I doubt that we could legislate a sweeping requirement to force businesses to provide us with precise, computer-supported representations of our obligations or responsibilities when we pay for a complex service or product. In fact, I think we should not attempt to do so. Instead, let the marketplace do its work. Favor those businesses that provide you with precise understandings of your agreements with them, precise representations of rights and responsibilities that are integrated with understandings of who you are. (The service provider I mentioned at the beginning of this post did politely agree to cancel the unwanted renewal of service and refund the money I was charged for that renewal. The spectre of howls in the marketplace about customer dissatisfaction are a powerful defense weapon. But I had to initiate that conversation.)
As we develop technology and services for this purpose, we must be careful not to reward premature optimization of models, technology, and processes for representation of contractual obligations. Only when such models, processes, and technologies are well understood — through actual, widespread use — should government step in to control abuses. That will take years, but we will be rewarded for doing so.
And one of the outcomes will be that we will discover many new ways to tame complexity.
Do a search for “formal representation of” contract terms or policies or law. What I propose in this post is not a new idea. It is simply (Yes, simply!) one aspect of the inevitable transition from language to meaning as a means of counteracting complexity.
See, for example, “(Semi-)Automatic Translation of Legal Regulations to Formal Representations: Expanding the Horizon of EDA Applications,” by Oliver Keszocze, Betina Keiner, Matthias Richter, Gottfried Antpohler, Robert Wille. The Abstract of that paper:
Caused by the challenges in the design of today’s hardware and software systems, tools for Electronic Design Automation (EDA) became impressively powerful. However, these accomplishments can also be exploited in other domains. In fact, the steps of formalizing and checking legal regulations shares many similarities with established EDA design steps. In this work, this is demonstrated by proposing the application of EDA tools in the domain of law processing. We propose a (semi-)automatic translation of real rules and regulations into a formal representation. Afterwards, we discuss how – similar to the hardware/software design – these formalization can be utilized in the respective domain.
However, I assert — and many others would agree — that such automated interpretations would have to be validated by domain experts.

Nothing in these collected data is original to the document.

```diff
@@ -572,11 +593,12 @@
 }
 
 __device__ __forceinline__ void struct_slice(double *ksl, const JobGeom &g, const ChunkPtrs &p,
-                                             int item, int row0, int col0, int lane) {
+                                             int item, int row0, int col0, int lane,
+                                             int nent = 127) {
     const double *tab = p.tab + (long)item * g.maxstat * g.R;
     const int d0 = row0 - col0 - 63;
     ksl[lane] = tab[(long)g.toep * (d0 + lane)];
-    if (lane < 63) ksl[64 + lane] = tab[(long)g.toep * (d0 + 64 + lane)];
+    if (lane < nent - 64) ksl[64 + lane] = tab[(long)g.toep * (d0 + 64 + lane)];
 }
 constexpr int TOEP_LDS_BYTES = 4 * 128 * 8;
 
@@ -825,10 +847,11 @@
     const long ld = g.ld;
     double *Lit = p.L + (long)item * g.item_stride;
     const int kmax = j * NB;
-    bool structured = false;
+    bool structured = false, structured_j = false;
     if constexpr (!MIXED && !IDENT) {
-        if (g.toep && st.first_touch && valid && tile < st.nmain && !(col && tile == 0))
-            structured = prog_structure(p.progs + item) != 0;
+        if (g.toep && st.first_touch && valid && tile < st.nmain)
+            structured_j = prog_structure(p.progs + item) != 0;
+        structured = structured_j && !(col && tile == 0);
     }
     int kbeg = st.k0;
     int synth = 0;
@@ -1177,37 +1200,76 @@
                     for (int r = 0; r < 4; ++r) acc4[jt][it][r] += v[jt][it][r];
         }
     }
-    static_assert(EPI_LDS_BYTES + TOEP_LDS_BYTES <= 2 * STAGE,
+    constexpr bool SHARE = !MIXED && !IDENT && SPLITK == 0;
+    constexpr int M_BYTES = SHARE ? EPI_MP_BYTES : EPI_M_BYTES;
+    constexpr int HAND_OFF = M_BYTES + 4 * EPI_WAVE_BYTES;
+    constexpr int HAND_BYTES = 16 * 64 * 8;
+    constexpr int PAIR_SLICE = 192;
+    constexpr int TOEP_OFF = SHARE ? HAND_OFF + 2 * HAND_BYTES : EPI_LDS_BYTES;
+    static_assert(TOEP_OFF + (SHARE ? 2 * PAIR_SLICE * 8 : TOEP_LDS_BYTES) <= 2 * STAGE,
                   "epilogue LDS must fit the stage buffers");
     probe.mark(3);
-    const double *ksl = nullptr;
-    if (structured) {
-        double *sl = reinterpret_cast<double *>(smem + EPI_LDS_BYTES) + wave * 128;
+    const bool share = SHARE && valid && nit == 4 && j > 0;
+    f64x2 *hand = reinterpret_cast<f64x2 *>(smem + HAND_OFF) + ltile * (8 * 64);
+    if (share && !col) {
+#pragma unroll
+        for (int jt = 0; jt < 4; ++jt)
+#pragma unroll
+            for (int h = 0; h < 2; ++h) {
+                f64x2 v;
+                v.x = acc4[jt][3][2 * h];
+                v.y = acc4[jt][3][2 * h + 1];
+                hand[(2 * jt + h) * 64 + lane] = v;
+            }
+    }
+    const double *ksl = nullptr, *ksl_j = nullptr;
+    if constexpr (SHARE) {
+        double *ps = reinterpret_cast<double *>(smem + TOEP_OFF) + ltile * PAIR_SLICE;
+        if (structured) {
+            if (col) struct_slice(ps, g, p, item, (int)tile_row0(tile), kmax + NB, lane, 64);
+            else struct_slice(ps + 64, g, p, item, (int)tile_row0(tile), kmax, lane);
+            ksl = col ? ps : ps + 64;
+        }
+        if (structured_j) ksl_j = ps + 64;
+    } else if (structured) {
+        double *sl = reinterpret_cast<double *>(smem + TOEP_OFF) + wave * 128;
         struct_slice(sl, g, p, item, (int)tile_row0(tile), col ? kmax + NB : kmax, lane);
         ksl = sl;
     }
-    stage_mstrips(reinterpret_cast<double *>(smem), p.dinv + (long)item * (NB * NB), tid);
+    stage_mstrips<SHARE>(reinterpret_cast<double *>(smem), p.dinv + (long)item * (NB * NB), tid);
     __syncthreads();
     probe.mark(4);
     if (!valid) return;
 
     double *Lr = Lit + tile_row0(tile) * ld;
+    const double *lds_m = reinterpret_cast<const double *>(smem);
+    double *tl = reinterpret_cast<double *>(smem + M_BYTES + wave * EPI_WAVE_BYTES);
     if (col) {
-        subtract_in_place_rows(Lr, ld, (j + 1) * NB, acc4, lane,
-                               reinterpret_cast<double *>(smem + EPI_M_BYTES + wave * EPI_WAVE_BYTES),
-                               IDENT && synth != 0, ksl, nit);
+        subtract_in_place_rows(Lr, ld, (j + 1) * NB, acc4, lane, tl, IDENT && synth != 0, ksl, nit);
+        if constexpr (SHARE) {
+            if (share) {
+#pragma unroll
+                for (int jt = 0; jt < 4; ++jt)
+#pragma unroll
+                    for (int h = 0; h < 2; ++h) {
+                        const f64x2 v = hand[(2 * jt + h) * 64 + lane];
+                        acc4[jt][3][2 * h] = v.x;
+                        acc4[jt][3][2 * h + 1] = v.y;
+                    }
+                solve_and_store_lds<false, false, Probe, false, true, 3>(
+                    acc4, Lr, lds_m, ld, kmax, lane, tl, probe, nullptr, nullptr, 0, ksl_j, 4);
+            }
+        }
     } else if constexpr (MIXED) {
         const int rt = (tile < st.nmain) ? j + 1 + tile : g.nb0 + (tile - st.nmain);
         solve_and_store_lds<true>(
-            acc4, Lr, reinterpret_cast<const double *>(smem), ld, kmax, lane,
-            reinterpret_cast<double *>(smem + EPI_M_BYTES + wave * EPI_WAVE_BYTES), probe,
+            acc4, Lr, lds_m, ld, kmax, lane, tl, probe,
             p.L32 + (long)item * g.item_stride + tile_row0(tile) * ld,
             p.tmax + (long)item * (g.nb0 + g.naux_pad / NB) * g.nb0 + tmax_index(g, rt, j));
     } else {
-        solve_and_store_lds<false, IDENT>(
-            acc4, Lr, reinterpret_cast<const double *>(smem), ld, kmax, lane,
-            reinterpret_cast<double *>(smem + EPI_M_BYTES + wave * EPI_WAVE_BYTES), probe, nullptr,
-            nullptr, synth, ksl, nit);
+        solve_and_store_lds<false, IDENT, Probe, false, SHARE>(
+            acc4, Lr, lds_m, ld, kmax, lane, tl, probe, nullptr, nullptr, synth, ksl,
+            share ? 3 : nit);
     }
     probe.mark(5);
     probe.drain();
```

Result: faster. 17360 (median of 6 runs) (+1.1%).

[NOTE: I want to omit from this conversation any consideration of computer-managed work interactions — especially in such applications as Winograd and Flores’ The Coordinator, a product well known in the domain of Computer-Supported Collaborative Work (CSCW). We can take lessons from The Coordinator and the Speech Act Theory on which it is largely based, but CSCW is not primarily concerned with precise description of obligations and their relationship to consequences in daily life, and The Coordinator, in particular, was the center of a rather heated debate.]